Now, what is SPC or statistical process control? SPC helps to monitor and control a process, a process which you have improved. Now, what you want to do is you want to monitor, you want to monitor so that the process stays in the current state and doesn’t drift back to the old way of working. Or let’s say if you have reduced defects, you don’t want your process to start producing defects once again and go back to the old state. So that’s what you do in SPC. You monitor and control a process and you want to monitor and control to make sure that your process operates at its full potential. And when I say full potential in regards to defect, you might want to run your process with minimum defects and that in fact will lead to more and more conforming products and less rejectable products. So that’s what you want to do in SPC.
Now, the product which you are making will have some specification limit. So let’s say if you are making a rod, a rod has to be of 1 meter, but then you have some tolerance on that. That tolerance will be plus -1 Mm. Let’s say. So if anything is between 99 and 101 mm, then you will say that that is a conforming product. So if the item is more than 10 one or less than 99 mm, then that product will be non conforming. So whether a product is good or not good is decided by the fact whether this is within specification or outside the specification limit.

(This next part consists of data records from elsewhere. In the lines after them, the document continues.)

__host__ __device__ constexpr int team_mb(int NB) { return NB <= 32 ? 32 : 64; }
template <int NB> using TeamLdsT = SmallLdsT<(NB <= 32 ? 32 : 64), (NB <= 32 ? 32 : 64), (NB <= 32 ? 64 : 512)>;
__host__ __device__ inline size_t team_small_bytes(int NB) {
  return NB <= 32 ? ((sizeof(TeamLdsT<32>) + 15) & ~(size_t)15) : ((sizeof(TeamLdsT<64>) + 15) & ~(size_t)15);
// ... 56 lines not shown
  const int S = A.S, B = A.B;
  const int lane = threadIdx.x & 63;
  const int wave_wg = __builtin_amdgcn_readfirstlane((int)(threadIdx.x >> 6));
  const int team = wave_wg / NWT, wave_t = wave_wg % NWT;
  const int wave = wave_t & 3, bs = wave_t >> 2;
  const int b_lo = bs * NBW;
  const int tid = (int)threadIdx.x - team * NT;
  const int PS = NB == 10 ? team_row(NB, B) : NB;
  const int SP = MULTI_PASS ? team_s_pass(NB, S, TEAMS, CMAX, PASSES, PS) : S;
  const bool keys_lds = !MULTI_PASS || team_keys_in_lds(NB, S, TEAMS, PASSES, PS);
  constexpr bool KEYS_ALIAS = TEAMS >= 3 && NB == 20 && !PASSES;
  const size_t key_lds_bytes = (keys_lds && !KEYS_ALIAS) ? team_key_bytes(PS, S) : 0;
  char *tbase = smem + T3_BYTES + (size_t)team * team_lds_one(NB, S, SP, TEAMS, PASSES, PS);
  float *part_s = reinterpret_cast<float *>(tbase);
  TeamLds *sm = reinterpret_cast<TeamLds *>(tbase + team_part_bytes(PS, SP) + key_lds_bytes);
  uint32_t *bar_word = reinterpret_cast<uint32_t *>(tbase + team_part_bytes(PS, SP) + key_lds_bytes + TEAM_SMALL_BYTES);
  double *gpart = sm->gpart;
  int32_t *sel_s = sm->sel_s, *sel_b = sm->sel_b;
  int32_t *hsum = &sm->hsum[0][0];
  uint32_t *beta4 = &sm->beta4[0][0];
  int32_t *misc = sm->misc;
  float *cpart_s = &sm->cpart[0][0];
  const uint16_t *dlog_s = A.dlog4r;
  const int rs_p = rsn_owner<RW>(lane);
  const int rs_p20 = RW == 20 ? rs20_owner(lane) : -1;
  const int rs_c = rsn_owner<NBW>(lane);

  if ((uint32_t)(uintptr_t)(__attribute__((address_space(3))) char *)smem != 0u) __builtin_trap();
  commit_table_stamps(A);
  constexpr bool CAN_SHARE = SHARE && TEAMS >= 2 && BS == 1 && !PASSES && !ONE;
  const int Wsh = (CAN_SHARE && A.coop_W > 1) ? A.coop_W : 1;
  const int64_t n_whole = Wsh > 1 ? (A.tsplit_first < A.n_blocks ? A.tsplit_first : A.n_blocks) : A.n_blocks;
  const int64_t n_slots = n_whole + (A.n_blocks - n_whole) * Wsh;
  const int64_t n_static = (int64_t)TEAMS * (int64_t)gridDim.x < n_slots ? (int64_t)TEAMS * (int64_t)gridDim.x : n_slots;
  constexpr bool CAN_PLACE = NB == 20 && TEAMS == 2 && BS == 1 && !PASSES && !ONE;
  const bool placed = CAN_PLACE && A.row_cost != nullptr && n_static == n_slots;
  const int64_t lo_rank = (int64_t)gridDim.x < n_whole ? (int64_t)gridDim.x : n_whole;
  int32_t placed_row = -1;
  if (placed) {
    uint32_t *cs = reinterpret_cast<uint32_t *>(smem);
    const int n = (int)A.n_blocks;
    for (int k = (int)threadIdx.x; k < n; k += TEAMS * NT) cs[k] = A.row_cost[k];
    if ((int)threadIdx.x < TEAMS) cs[n + (int)threadIdx.x] = 0xFFFFFFFFu;
    int want[TEAMS];
#pragma unroll
    for (int tm = 0; tm < TEAMS; ++tm) {
      const int64_t u = (int64_t)tm * (int64_t)gridDim.x + (int64_t)blockIdx.x;
      want[tm] = u >= n_static ? -1 : u < lo_rank ? (int)u : n - 1 - (int)((u - lo_rank) / (u < n_whole ? 1 : Wsh));
    }
    __syncthreads();
    for (int i = (int)threadIdx.x; i < n; i += TEAMS * NT) {
      const uint32_t ci = cs[i];
      int rk = 0;
#pragma unroll 8
      for (int j = 0; j < n; ++j) rk += cs[j] < ci ? 1 : 0;
#pragma unroll
      for (int tm = 0; tm < TEAMS; ++tm)
        if (rk == want[tm]) cs[n + tm] = (uint32_t)i;
    }
    __syncthreads();
    placed_row = (int32_t)cs[n + team];
    __syncthreads();
  }
  {
    float *l3 = reinterpret_cast<float *>(smem);
    for (int k = (int)threadIdx.x; k < (int)IREC_PM1; k += TEAMS * NT) {
      const float v = A.lut2[k];
      l3[k] = v; l3[k + IREC_PM1] = v; l3[k + 2 * IREC_PM1] = v;
    }
    if (tid == 0) *bar_word = 0u;
  }
  __syncthreads();
  TeamBarrier tsync{bar_word, 0u, (uint32_t)NWT};

  char *slab = A.ws + ((size_t)blockIdx.x * TEAMS + team) * A.ws_per_wg;
  const size_t key_glb_bytes = keys_lds ? 0 : ((team_key_bytes(PS, S) + 255) & ~(size_t)255);
  uint32_t *key_s = KEYS_ALIAS ? reinterpret_cast<uint32_t *>(tbase)
                    : keys_lds ? reinterpret_cast<uint32_t *>(tbase + team_part_bytes(PS, SP))
                               : reinterpret_cast<uint32_t *>(slab + A.ws_per_wg - key_glb_bytes);
  int32_t *bp = reinterpret_cast<int32_t *>(slab);
  float *beams_g = reinterpret_cast<float *>(slab + A.ws_per_wg - key_glb_bytes - (size_t)2 * NB * FAST_MAX_DIM * 4);
  float *stats_g = beams_g - 3 * FAST_MAX_DIM;
  float *park_g = stats_g - 2 * FAST_MAX_DIM;
  constexpr bool PARK = SHORT;
  constexpr bool LATE_G = false;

Now, when we talk of SPC or statistical process control, there are two phases in this. And as we go further into these videos we will understand that SPC is done by control charts. We have two phases in SPC. The first one is understanding the process variation. So when you produce something and let’s go back to the same example of making a rod of 100 mm in plus minus one millimeters. So the first thing what you want to do is you want to understand the current performance of your process, what are the limits within which your process is producing? So for that, what you will do is you will make some number of rods.
And based on that, you will decide that, okay, my process is capable of producing rods in this range, in these control limits. And then once you have established those control limits, once you have understood the process, and then what you will do is, going forward, you will use those limits to monitor the process. So, for example, going back to the same example of making a rod of 100 Mm, which has a specification of plus -1. Mm. So rod has to be made within 99 and 101. But then once you start Producing that once you Monitor your process, then you find out that your process is so good that instead of plus -1. Mm your process can produce those rods in plus -0. 5 mm so now you know that whatever rods you are producing, most of the rods will be from 99. 5 to 100. 5. So within 0. 5 range, rather than one millimeters, which is the specification limit.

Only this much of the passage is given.